The below list represents only planned manuscripts. Some of these manuscripts have not been received by the Editorial Office yet. Papers submitted to MDPI journals are subject to peer-review.

1.Title: PERSiST 2.0: A rainfall runoff model for catchment science
Authors: Martyn Futter; Dan Butterfield; Jill Crossman; Janik Deutscher; Emma Lannergård; José Ledesma
Affiliation: Department of Aquatic Sciences and Assessment, Swedish University of Agricultural Sciences, Lennart Hjelms väg 9, Uppsala 750 07, Sweden
Abstract: Here, we present a new version of PERSiST, the Precipitation, Evapotranspiration and Runoff Simulator for Solute Transport. PERSiST is a catchment scale rainfall-runoff model suitable for hydrological simulations across a range of spatial and temporal scales. The new model retains a number of features of the original version including an ability to specify multiple stores of water in the terrestrial part of the catchment and to simulate the hydrological consequences of multiple land cover types. It can simulate river networks of arbitrary complexity ranging from simple lumped representations to highly branched systems. The new model operates at an arbitrary, user-specified timestep. This means the new model can be calibrated against the increasingly available high-frequency time series generated by in-situ sensors. Multi-site, multi-parameter calibrations using a range of objective functions including the Kling-Gupta Efficiency are supported. The model can be calibrated to one or more observed time series of any of the following: streamflow, stage height, soil moisture and soil temperature. Calibrating to streamflow supports the standard way of using rainfall runoff models. Calibrating to stage height facilitates the development of model applications, e.g., in situations where sensors have been deployed to measure water level but traditional stage:discharge relationships have not been calculated. By providing the possibility to calibrate to soil moisture and other internal time series, the model can be applied at sites where streamflow does not occur and can contribute to reducing equifinality in the parameter space. The representation of streamflow, evapotranspiration and infiltration processes have been updated to be more physically realistic. Estimates of streamflow velocity and channel geometry are now based on Manning’s equation. Potential evapotranspiration is estimated using a Jensen-Haise / McGuinness type model forced by air temperature and modelled extra-solar radiation. Infiltration is limited by soil moisture and temperature. Soil temperature is simulated in the new model primarily to provide a means of limiting infiltration into frozen soils.
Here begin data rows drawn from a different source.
int nk_gemm_dispatch(NkGemmParams& p, int amode, int bmode, int out_f32, int allow_splitk,
                     hipStream_t stream) {
  NK_CHECK_ARG(p.M > 0 && p.N > 0 && p.K > 0);
  if (!p.nbatch) NK_CHECK_ARG(((uintptr_t)p.A & 15) == 0 && ((uintptr_t)p.B & 15) == 0 && ((uintptr_t)p.C & 15) == 0);
  for (int z = 0; z < p.nbatch; ++z) NK_CHECK_ARG(((uintptr_t)p.Ab[z] & 15) == 0 && ((uintptr_t)p.Bb[z] & 15) == 0 && ((uintptr_t)p.Cb[z] & 15) == 0);
  if (amode == OP_KC) NK_CHECK_ARG((p.K & 7) == 0 && (p.lda & 7) == 0);
  if (bmode == OP_KC) NK_CHECK_ARG((p.K & 7) == 0 && (p.ldb & 7) == 0);
  if (amode == OP_KCG) NK_CHECK_ARG((p.ga.C & 7) == 0);
  if (amode == OP_MC) NK_CHECK_ARG((p.M & 7) == 0 && (p.lda & 7) == 0);
  if (bmode == OP_MC) NK_CHECK_ARG((p.N & 7) == 0 && (p.ldb & 7) == 0);
  if (bmode == OP_MCT) NK_CHECK_ARG((p.N & 7) == 0 && (p.tw.co_stride & 7) == 0 && (p.tw.tap_stride & 7) == 0);
  if (bmode == OP_MCG) NK_CHECK_ARG((p.gb.C & 7) == 0);
  if (p.residual) NK_CHECK_ARG(((uintptr_t)p.residual & 15) == 0 && ((p.ldr & 7) == 0 || (p.N & 7) != 0));
  if (!out_f32) NK_CHECK_ARG((p.ldc & 7) == 0 || (p.N & 7) != 0);
  if (p.fRowsPerBatch.d == 0) p.fRowsPerBatch = make_fastdiv(1);

  if (p.dbias || (p.nbatch && p.dbias_b[0])) NK_CHECK_ARG(amode == OP_MC && out_f32);
  if (p.geglu_h) {
    NK_CHECK_ARG(amode == OP_KC && bmode == OP_KC && !out_f32 && !p.nbatch && (p.N & 255) == 0 && (p.ld_h & 7) == 0 && !p.rowvec && !p.residual && p.alpha == 1.0f);
    NK_CHECK_ARG(((uintptr_t)p.geglu_h & 15) == 0 && (!p.bias || ((uintptr_t)p.bias & 15) == 0));
    if (!use_xl(p, amode, bmode, out_f32, 1)) {
      nk_set_error(__FILE__, __LINE__, "fused GEGLU forward on a shape the 256 x 256 kernel does not take (ask nk_linear_fwd_geglu_ok first)");
      return NK_ERR_ARG;
    }
    set_split(p, 1);
    return launch_xl<OP_KC>(p, stream);
  }
  if (p.geglu_u) {
    NK_CHECK_ARG(amode == OP_KC && bmode == OP_MC && !out_f32 && !p.nbatch && (p.N & 7) == 0 && (p.ld_u & 7) == 0 && !p.bias && !p.rowvec && !p.residual);
    set_split(p, 1);
    return launch<OP_KC, OP_MC, 0>(p, 1, stream);
  }
  if (use_halo(p, amode, bmode, out_f32)) return launch_halo(p, stream);
  if (use_wgrad_halo(p, amode, bmode, out_f32)) return launch_wgrad_halo(p, stream);
  if (p.stats_part) {
    nk_set_error(__FILE__, __LINE__, "statistics epilogue on a convolution the halo-tile kernel does not take (ask nk_conv2d_stats_tiles first)");
    return NK_ERR_ARG;
  }

  {
    const W160Plan wp = w160_plan(p, amode, bmode, out_f32, allow_splitk);
    if (wp.bn) {
      set_split(p, wp.splitk);
      if (wp.splitk > 1 && p.accumulate == 0) {
        NK_CHECK_ARG(p.ldc == p.N);
        if (int rc = zero_split_outputs(p, stream)) return rc;
        p.accumulate = 1;
      } else if (p.accumulate == 2) {
        p.accumulate = wp.splitk > 1 ? 1 : 0;
      }
      p.k_rotate = k_rotate_on(wp.splitk > 1 ? p.ksplit_len : p.K) ? 1 : 0;
      return wp.bn == 160 ? launch_w160_as<160>(p, wp.splitk, stream) : launch_w160_as<128>(p, wp.splitk, stream);
    }
  }
  if (use_ring64(p, amode, bmode, out_f32)) return launch_ring64(p, stream);
  if ((!p.nbatch || p.nbatch <= NK_MAX_BATCH) && use_g2(p, amode, bmode, out_f32, 1) && (g2_mode() == 2 || !use_xl(p, amode, bmode, out_f32, 1))) {
    if (p.accumulate == 2) p.accumulate = 0;
    if (amode == OP_KC && bmode == OP_KC) return out_f32 ? launch_g2<OP_KC, OP_KC, 1>(p, stream) : launch_g2<OP_KC, OP_KC, 0>(p, stream);
    if (amode == OP_KC && bmode == OP_MC) return out_f32 ? launch_g2<OP_KC, OP_MC, 1>(p, stream) : launch_g2<OP_KC, OP_MC, 0>(p, stream);
    if (amode == OP_KCG && bmode == OP_KC) return out_f32 ? launch_g2<OP_KCG, OP_KC, 1>(p, stream) : launch_g2<OP_KCG, OP_KC, 0>(p, stream);
    if (amode == OP_KCG && bmode == OP_MCT) return out_f32 ? launch_g2<OP_KCG, OP_MCT, 1>(p, stream) : launch_g2<OP_KCG, OP_MCT, 0>(p, stream);
    return out_f32 ? launch_g2<OP_MC, OP_MC, 1>(p, stream) : launch_g2<OP_MC, OP_MC, 0>(p, stream);
  }

  bool has_dbias = p.dbias != nullptr;
  for (int z = 0; z < p.nbatch && z < NK_MAX_BATCH; ++z) has_dbias = has_dbias || p.dbias_b[z] != nullptr;
  if (!has_dbias && use_sk(p, out_f32)) {
    const long ntm_ = (p.M + BM - 1) / BM, ntn_ = (p.N + BN - 1) / BN, nk_ = (p.K + BK - 1) / BK;
    if (ntm_ * ntn_ * (p.nbatch ? p.nbatch : 1) * nk_ < (1l << 22)) {
      if (p.accumulate == 2) p.accumulate = 0;
#define NK_SK_CASE(A_, B_)                                                        \
      if (amode == A_ && bmode == B_) return out_f32 ? launch_sk<A_, B_, 1>(p, stream) : launch_sk<A_, B_, 0>(p, stream);
      NK_SK_CASE(OP_KC, OP_KC)
      NK_SK_CASE(OP_KC, OP_MC)
      NK_SK_CASE(OP_MC, OP_MC)
      NK_SK_CASE(OP_KCG, OP_KC)
      NK_SK_CASE(OP_KCG, OP_MCT)
      NK_SK_CASE(OP_MC, OP_MCG)
#undef NK_SK_CASE
    }
  }
  int splitk = 1;
  if (out_f32 && allow_splitk) splitk = pick_splitk(p.M * (p.nbatch ? p.nbatch : 1), p.N, p.K, 32);
  if (p.nbatch) NK_CHECK_ARG(p.nbatch <= NK_MAX_BATCH);
  set_split(p, splitk);
  if (out_f32 && splitk > 1 && p.accumulate == 0) {
    NK_CHECK_ARG(p.ldc == p.N);
    if (int rc = zero_split_outputs(p, stream)) return rc;
    p.accumulate = 1;
  } else if (p.accumulate == 2) {
    p.accumulate = splitk > 1 ? 1 : 0;
  }

  if (use_xl(p, amode, bmode, out_f32, splitk))
    return amode == OP_KC ? launch_xl<OP_KC>(p, stream) : launch_xl<OP_KCG>(p, stream);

We demonstrate the capability of the new model by simulating stream flow, stage height and soil moisture at sites in Sweden and the Czech Republic.

2. Title: INCA-ON(THE): A new, semi-distributed, catchment-scale nitrogen model
Authors: Martyn Futter; Dan Butterfield; Katri Rankinen; Hjalmar Laudon; Ryan Sponseller
Affiliation: Department of Aquatic Sciences and Assessment, Swedish University of Agricultural Sciences, Lennart Hjelms väg 9, Uppsala 750 07, Sweden
Abstract: Here, we present the Integrated Catchments model for Organic Nitrogen (Terrestrial Hydrology Edition). This new model builds on and extends the INCA-N model for inorganic nitrogen. INCA-ON(THE) simulates all components of the water balance and supports complete nitrogen (N) mass-balances. Both instream and terrestrial N processes are simulated. Transformations between solid and dissolved organic nitrogen (ON) as well as transformations between inorganic N and ON are simulated; plant N uptake is explicitly linked to plant growth. The model can be calibrated against measurements of ammonia, nitrate, dissolved ON and streamflow made at one or more locations in a river network. We demonstrate the performance of the new model by applying it to two Nordic forested catchments: Krycklan in Sweden and Simojoki in Finland.